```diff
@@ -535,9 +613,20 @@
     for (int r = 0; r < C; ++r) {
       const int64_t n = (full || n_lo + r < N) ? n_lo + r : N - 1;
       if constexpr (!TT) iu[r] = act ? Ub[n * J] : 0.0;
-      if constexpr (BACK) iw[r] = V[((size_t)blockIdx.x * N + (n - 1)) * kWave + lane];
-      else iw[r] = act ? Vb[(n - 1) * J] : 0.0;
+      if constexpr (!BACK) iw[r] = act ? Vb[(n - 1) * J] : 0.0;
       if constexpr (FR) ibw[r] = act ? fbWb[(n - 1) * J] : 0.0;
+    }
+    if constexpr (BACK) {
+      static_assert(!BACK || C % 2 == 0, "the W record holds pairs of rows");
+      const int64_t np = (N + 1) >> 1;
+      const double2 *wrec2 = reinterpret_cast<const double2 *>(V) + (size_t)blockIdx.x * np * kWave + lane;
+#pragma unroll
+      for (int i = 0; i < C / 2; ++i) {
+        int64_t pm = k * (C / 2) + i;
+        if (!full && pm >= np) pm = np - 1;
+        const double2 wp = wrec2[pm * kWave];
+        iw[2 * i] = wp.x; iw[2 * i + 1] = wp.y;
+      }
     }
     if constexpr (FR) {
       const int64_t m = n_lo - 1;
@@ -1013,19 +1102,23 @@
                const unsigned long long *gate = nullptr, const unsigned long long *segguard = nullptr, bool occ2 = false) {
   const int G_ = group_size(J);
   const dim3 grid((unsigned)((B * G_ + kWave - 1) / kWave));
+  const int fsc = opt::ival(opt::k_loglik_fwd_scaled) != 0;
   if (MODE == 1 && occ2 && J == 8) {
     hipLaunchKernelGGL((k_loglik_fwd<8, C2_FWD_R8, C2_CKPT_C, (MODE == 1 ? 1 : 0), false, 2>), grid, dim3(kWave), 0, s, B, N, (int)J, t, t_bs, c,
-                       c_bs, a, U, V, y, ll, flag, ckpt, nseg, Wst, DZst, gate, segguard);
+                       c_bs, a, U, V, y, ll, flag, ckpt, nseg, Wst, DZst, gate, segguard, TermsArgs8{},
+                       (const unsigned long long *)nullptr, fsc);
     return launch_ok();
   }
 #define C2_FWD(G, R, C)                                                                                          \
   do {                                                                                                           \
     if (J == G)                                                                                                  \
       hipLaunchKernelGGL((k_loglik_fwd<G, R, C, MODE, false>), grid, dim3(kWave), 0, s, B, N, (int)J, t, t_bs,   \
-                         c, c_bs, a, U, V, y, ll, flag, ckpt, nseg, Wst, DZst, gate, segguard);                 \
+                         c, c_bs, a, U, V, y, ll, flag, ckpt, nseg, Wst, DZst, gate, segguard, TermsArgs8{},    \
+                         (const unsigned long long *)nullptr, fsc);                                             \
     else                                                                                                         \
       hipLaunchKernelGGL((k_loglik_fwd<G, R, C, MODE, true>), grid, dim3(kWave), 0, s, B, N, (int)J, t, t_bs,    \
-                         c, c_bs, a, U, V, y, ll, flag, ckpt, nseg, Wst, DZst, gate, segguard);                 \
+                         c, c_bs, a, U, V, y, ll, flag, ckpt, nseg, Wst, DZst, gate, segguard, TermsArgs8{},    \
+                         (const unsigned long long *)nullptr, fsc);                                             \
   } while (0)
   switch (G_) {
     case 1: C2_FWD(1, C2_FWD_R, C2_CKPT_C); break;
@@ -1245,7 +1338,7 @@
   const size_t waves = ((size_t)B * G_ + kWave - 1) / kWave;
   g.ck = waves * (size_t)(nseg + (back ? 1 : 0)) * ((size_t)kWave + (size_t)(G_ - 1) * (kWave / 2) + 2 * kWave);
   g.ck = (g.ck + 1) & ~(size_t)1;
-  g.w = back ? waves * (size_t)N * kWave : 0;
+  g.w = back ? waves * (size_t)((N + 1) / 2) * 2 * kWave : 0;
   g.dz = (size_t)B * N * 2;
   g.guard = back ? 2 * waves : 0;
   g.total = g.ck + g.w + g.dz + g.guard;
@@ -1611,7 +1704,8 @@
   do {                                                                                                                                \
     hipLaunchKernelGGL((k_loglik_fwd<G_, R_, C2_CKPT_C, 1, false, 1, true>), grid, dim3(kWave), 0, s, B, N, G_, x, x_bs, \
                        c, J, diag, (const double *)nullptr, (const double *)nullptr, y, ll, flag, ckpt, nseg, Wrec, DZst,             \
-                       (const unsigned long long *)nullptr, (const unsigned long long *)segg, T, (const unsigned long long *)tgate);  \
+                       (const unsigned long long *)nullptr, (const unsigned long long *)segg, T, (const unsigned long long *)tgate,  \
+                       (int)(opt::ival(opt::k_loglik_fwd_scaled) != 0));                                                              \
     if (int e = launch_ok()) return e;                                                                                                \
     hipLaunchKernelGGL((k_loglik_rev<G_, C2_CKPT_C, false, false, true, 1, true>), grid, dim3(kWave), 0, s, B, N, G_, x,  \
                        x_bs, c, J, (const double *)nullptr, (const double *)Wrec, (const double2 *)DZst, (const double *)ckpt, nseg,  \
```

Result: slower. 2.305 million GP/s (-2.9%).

* * *

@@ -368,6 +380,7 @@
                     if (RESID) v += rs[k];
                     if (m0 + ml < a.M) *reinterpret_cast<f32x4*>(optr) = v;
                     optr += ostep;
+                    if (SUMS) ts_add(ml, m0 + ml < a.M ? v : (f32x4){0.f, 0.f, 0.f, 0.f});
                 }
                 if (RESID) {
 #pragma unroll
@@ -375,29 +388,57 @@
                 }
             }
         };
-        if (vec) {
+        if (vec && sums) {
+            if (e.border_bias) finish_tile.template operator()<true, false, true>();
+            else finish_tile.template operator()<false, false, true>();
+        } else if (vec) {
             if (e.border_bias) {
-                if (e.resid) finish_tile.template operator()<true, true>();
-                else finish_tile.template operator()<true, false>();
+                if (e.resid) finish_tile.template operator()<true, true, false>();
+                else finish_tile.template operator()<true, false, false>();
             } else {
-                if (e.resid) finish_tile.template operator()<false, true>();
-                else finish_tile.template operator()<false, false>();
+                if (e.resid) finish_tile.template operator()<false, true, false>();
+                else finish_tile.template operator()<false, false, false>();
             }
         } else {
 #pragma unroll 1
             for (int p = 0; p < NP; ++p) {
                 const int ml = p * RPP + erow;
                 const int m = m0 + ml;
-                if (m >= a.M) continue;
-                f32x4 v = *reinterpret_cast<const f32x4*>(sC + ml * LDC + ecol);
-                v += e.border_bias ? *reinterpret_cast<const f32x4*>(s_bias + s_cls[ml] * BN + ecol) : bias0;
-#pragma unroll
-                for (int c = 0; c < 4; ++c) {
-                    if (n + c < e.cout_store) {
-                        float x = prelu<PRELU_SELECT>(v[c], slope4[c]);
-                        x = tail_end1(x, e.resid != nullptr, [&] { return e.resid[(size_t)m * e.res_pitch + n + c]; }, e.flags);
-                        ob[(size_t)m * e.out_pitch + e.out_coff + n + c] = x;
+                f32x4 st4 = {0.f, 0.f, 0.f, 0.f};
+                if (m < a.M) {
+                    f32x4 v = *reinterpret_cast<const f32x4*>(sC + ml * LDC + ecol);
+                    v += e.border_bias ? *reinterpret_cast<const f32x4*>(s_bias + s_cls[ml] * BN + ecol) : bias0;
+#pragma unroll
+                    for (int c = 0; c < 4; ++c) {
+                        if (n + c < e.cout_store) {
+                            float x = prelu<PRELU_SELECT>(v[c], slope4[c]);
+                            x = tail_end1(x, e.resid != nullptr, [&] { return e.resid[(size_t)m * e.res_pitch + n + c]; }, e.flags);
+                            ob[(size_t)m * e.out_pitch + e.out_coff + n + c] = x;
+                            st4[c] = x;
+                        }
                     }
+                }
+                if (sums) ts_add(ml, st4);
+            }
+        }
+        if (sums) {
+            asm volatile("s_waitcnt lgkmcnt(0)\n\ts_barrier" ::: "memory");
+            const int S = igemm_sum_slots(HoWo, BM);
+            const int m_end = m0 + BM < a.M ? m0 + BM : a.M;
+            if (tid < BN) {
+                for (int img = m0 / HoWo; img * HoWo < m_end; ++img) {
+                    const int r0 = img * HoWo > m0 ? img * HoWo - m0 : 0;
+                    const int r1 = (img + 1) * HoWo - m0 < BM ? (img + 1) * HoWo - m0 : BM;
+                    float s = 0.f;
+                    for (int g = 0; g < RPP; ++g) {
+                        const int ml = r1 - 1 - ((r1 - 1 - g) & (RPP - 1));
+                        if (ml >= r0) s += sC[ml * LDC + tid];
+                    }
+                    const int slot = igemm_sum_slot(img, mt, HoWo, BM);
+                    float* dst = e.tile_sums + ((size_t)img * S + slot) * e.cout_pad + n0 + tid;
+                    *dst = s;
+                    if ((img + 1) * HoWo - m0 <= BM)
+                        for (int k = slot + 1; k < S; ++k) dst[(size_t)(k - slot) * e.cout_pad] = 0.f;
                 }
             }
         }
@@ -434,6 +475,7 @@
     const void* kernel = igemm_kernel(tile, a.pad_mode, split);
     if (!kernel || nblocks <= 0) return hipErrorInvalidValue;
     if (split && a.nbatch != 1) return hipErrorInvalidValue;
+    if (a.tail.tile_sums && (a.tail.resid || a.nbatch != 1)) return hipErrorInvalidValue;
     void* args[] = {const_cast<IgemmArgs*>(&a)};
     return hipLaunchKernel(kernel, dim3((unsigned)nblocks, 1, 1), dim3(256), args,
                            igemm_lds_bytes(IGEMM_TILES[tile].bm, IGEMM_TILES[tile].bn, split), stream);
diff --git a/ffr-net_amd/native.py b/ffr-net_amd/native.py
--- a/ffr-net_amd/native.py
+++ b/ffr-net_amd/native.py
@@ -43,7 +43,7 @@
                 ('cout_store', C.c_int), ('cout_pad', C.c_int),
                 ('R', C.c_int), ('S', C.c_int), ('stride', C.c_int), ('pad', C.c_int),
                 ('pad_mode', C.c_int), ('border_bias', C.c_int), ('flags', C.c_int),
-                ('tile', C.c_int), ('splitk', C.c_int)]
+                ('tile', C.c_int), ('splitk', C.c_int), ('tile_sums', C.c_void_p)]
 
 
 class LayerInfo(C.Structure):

---

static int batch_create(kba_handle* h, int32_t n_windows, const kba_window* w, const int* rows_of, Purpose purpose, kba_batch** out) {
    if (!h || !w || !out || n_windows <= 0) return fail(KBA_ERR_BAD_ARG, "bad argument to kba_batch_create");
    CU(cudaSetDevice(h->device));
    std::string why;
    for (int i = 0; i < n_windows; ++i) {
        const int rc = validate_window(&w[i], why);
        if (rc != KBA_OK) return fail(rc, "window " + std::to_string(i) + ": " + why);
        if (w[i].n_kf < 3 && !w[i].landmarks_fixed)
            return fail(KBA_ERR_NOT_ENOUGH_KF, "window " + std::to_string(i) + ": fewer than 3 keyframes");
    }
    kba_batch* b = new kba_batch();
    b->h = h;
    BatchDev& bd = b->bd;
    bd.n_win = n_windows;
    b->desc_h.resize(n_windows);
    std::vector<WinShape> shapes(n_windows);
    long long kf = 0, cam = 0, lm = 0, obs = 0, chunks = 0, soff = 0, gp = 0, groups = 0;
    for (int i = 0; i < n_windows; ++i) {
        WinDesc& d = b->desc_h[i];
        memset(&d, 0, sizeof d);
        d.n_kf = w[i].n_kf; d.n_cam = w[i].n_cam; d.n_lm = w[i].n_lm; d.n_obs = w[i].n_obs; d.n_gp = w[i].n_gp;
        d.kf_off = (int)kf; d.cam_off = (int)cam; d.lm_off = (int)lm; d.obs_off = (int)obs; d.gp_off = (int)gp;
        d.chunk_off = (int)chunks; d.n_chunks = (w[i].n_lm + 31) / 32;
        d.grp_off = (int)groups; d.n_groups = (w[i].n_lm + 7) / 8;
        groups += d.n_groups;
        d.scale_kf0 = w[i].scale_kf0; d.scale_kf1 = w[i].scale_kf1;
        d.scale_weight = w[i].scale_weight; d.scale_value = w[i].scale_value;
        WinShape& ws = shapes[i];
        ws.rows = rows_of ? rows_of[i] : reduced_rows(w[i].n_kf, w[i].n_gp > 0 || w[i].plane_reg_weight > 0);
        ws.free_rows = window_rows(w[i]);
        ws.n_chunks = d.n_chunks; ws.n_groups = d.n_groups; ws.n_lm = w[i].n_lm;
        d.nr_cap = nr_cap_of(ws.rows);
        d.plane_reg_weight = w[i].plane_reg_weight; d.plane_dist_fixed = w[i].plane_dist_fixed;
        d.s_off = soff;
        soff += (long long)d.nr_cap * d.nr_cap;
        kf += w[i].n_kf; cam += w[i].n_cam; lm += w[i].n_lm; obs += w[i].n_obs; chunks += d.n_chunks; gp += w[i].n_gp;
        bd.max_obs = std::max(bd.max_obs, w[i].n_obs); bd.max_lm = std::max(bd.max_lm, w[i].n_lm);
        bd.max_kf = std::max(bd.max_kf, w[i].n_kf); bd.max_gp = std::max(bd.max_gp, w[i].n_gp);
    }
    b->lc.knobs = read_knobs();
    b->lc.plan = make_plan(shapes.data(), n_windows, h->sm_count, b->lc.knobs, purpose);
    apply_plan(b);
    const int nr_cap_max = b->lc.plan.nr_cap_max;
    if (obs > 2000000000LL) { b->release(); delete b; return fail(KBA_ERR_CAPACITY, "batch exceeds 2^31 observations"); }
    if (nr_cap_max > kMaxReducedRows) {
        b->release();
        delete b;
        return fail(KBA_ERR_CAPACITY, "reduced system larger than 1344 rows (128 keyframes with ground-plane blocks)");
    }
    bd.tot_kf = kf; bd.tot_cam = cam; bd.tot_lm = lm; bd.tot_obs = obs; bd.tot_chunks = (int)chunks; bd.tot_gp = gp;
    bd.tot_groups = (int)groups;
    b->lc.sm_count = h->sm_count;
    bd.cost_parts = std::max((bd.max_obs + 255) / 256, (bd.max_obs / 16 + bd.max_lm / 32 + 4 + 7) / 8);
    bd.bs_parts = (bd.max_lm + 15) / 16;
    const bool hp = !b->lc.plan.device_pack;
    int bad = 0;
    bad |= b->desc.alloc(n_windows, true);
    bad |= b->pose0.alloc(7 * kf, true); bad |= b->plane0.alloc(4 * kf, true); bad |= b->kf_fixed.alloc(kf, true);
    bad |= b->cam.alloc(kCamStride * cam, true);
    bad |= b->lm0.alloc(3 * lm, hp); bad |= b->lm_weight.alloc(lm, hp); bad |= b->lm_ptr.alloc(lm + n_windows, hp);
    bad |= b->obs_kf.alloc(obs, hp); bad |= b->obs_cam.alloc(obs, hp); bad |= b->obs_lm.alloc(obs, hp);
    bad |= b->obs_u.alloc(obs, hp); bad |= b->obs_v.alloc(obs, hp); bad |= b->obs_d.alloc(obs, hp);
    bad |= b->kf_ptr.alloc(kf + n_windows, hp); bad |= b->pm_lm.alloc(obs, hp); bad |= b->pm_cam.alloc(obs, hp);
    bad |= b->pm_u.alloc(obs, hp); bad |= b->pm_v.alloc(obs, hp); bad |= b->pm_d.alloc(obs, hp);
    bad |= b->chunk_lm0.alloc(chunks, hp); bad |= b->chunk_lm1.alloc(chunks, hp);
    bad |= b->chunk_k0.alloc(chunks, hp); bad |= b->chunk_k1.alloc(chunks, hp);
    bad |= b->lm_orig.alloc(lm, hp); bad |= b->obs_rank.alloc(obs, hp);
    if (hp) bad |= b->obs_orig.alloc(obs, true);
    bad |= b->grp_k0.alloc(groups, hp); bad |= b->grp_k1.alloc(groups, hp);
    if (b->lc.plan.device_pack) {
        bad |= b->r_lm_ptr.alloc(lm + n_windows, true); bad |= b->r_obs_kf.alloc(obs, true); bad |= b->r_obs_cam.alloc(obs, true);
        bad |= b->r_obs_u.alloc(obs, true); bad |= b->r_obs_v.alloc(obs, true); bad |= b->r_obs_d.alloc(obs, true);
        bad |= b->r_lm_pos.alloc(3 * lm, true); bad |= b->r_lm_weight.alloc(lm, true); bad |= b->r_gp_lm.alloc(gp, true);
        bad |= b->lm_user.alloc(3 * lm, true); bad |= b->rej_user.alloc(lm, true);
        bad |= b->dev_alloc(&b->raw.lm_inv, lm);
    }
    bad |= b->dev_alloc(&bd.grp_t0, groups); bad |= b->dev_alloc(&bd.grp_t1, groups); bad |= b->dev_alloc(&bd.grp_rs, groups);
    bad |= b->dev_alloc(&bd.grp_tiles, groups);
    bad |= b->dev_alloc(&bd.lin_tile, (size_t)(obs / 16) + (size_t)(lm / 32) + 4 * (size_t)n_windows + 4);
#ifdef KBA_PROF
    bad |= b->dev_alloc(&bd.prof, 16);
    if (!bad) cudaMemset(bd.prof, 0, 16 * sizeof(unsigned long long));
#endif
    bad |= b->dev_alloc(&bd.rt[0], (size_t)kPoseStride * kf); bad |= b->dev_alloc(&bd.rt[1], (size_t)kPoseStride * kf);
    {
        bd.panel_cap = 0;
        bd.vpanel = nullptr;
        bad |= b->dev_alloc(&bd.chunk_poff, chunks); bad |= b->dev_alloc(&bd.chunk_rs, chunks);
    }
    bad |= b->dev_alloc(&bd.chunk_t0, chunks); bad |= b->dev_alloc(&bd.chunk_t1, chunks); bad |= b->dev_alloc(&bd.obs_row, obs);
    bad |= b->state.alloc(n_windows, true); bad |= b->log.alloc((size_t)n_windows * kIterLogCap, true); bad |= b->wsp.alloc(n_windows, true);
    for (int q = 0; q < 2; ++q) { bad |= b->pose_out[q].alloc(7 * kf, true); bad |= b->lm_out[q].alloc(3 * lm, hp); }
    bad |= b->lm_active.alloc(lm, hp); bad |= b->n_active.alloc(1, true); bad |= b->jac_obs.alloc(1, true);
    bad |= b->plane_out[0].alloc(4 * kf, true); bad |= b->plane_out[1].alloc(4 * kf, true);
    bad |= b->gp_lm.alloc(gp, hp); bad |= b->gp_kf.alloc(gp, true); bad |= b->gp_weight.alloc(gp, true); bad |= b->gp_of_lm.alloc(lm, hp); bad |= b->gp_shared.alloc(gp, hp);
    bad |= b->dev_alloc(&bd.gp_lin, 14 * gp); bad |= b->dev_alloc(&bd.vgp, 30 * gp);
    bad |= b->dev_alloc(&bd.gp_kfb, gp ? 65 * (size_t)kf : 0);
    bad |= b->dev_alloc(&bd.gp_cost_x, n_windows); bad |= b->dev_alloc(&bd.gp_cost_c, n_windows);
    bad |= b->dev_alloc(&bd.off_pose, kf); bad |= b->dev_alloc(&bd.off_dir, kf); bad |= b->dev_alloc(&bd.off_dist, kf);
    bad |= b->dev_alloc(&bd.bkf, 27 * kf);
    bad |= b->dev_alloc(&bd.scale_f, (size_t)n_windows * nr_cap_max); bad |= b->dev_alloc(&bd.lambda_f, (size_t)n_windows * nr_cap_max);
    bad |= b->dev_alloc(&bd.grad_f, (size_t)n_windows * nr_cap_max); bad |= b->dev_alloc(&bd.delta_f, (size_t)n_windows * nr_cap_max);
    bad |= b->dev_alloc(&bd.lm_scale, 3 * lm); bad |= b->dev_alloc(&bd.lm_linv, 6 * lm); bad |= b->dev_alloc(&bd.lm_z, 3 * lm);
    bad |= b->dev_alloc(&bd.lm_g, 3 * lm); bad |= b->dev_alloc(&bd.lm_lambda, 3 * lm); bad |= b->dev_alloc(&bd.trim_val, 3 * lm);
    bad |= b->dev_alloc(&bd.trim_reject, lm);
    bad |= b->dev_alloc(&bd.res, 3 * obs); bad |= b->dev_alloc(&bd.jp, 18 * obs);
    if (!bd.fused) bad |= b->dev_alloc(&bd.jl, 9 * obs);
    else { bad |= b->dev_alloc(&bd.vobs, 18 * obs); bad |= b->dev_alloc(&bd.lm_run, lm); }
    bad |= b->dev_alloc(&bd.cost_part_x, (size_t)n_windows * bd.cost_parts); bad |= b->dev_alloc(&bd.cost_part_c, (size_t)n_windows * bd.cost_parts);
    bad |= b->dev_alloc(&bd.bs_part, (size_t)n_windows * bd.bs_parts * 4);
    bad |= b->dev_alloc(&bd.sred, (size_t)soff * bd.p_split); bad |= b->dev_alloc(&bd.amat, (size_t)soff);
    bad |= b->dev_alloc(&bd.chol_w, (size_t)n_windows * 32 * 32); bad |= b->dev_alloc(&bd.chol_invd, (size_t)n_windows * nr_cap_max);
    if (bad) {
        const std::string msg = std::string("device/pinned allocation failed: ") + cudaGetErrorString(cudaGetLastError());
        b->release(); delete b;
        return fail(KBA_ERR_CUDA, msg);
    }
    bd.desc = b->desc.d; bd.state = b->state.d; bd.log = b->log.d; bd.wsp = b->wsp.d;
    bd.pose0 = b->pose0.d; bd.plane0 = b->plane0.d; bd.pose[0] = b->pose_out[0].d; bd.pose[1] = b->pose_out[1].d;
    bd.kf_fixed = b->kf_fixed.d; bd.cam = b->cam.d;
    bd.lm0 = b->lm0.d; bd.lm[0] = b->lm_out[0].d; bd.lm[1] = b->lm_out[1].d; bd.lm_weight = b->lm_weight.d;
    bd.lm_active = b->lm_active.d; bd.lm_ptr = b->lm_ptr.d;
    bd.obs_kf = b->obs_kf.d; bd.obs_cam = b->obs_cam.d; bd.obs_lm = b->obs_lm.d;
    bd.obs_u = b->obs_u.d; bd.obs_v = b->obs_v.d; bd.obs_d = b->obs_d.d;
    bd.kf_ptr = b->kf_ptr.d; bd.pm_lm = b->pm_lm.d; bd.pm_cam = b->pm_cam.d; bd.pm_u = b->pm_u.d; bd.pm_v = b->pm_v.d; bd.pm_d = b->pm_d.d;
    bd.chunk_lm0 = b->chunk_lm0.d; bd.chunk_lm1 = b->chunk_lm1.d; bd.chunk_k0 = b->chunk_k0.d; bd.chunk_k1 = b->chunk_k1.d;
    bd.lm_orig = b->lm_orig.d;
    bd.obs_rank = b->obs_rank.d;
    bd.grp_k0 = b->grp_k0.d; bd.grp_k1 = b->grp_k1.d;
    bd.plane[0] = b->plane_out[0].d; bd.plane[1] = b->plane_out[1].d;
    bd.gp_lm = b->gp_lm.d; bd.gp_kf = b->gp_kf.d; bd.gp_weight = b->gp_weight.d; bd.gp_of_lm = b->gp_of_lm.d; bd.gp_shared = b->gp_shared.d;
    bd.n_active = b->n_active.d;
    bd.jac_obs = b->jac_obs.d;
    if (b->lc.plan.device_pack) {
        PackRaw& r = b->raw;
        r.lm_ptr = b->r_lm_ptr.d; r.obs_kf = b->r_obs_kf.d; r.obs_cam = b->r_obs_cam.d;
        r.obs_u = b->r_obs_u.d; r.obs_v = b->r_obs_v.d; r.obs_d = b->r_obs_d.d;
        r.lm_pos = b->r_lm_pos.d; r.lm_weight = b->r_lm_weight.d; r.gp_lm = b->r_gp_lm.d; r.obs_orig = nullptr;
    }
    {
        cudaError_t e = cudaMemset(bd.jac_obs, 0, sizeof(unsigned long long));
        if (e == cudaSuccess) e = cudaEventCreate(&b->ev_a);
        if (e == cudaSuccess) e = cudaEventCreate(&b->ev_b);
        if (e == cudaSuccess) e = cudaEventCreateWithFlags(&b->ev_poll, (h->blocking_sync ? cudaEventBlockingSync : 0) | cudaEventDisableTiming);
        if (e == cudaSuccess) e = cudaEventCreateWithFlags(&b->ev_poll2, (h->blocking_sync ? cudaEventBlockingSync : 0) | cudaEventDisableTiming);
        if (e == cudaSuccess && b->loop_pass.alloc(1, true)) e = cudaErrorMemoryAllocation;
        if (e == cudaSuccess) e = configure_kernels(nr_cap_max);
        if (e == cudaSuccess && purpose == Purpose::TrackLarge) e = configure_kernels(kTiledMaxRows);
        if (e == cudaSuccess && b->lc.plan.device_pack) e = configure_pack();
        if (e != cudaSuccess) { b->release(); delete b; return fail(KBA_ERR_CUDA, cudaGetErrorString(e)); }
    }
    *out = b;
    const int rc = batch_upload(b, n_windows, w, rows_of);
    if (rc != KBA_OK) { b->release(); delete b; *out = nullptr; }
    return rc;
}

How to complete this task: Out of the records above, pull each line containing the word "unroll".

Response:
+#pragma unroll
 #pragma unroll
 #pragma unroll 1
-#pragma unroll
+#pragma unroll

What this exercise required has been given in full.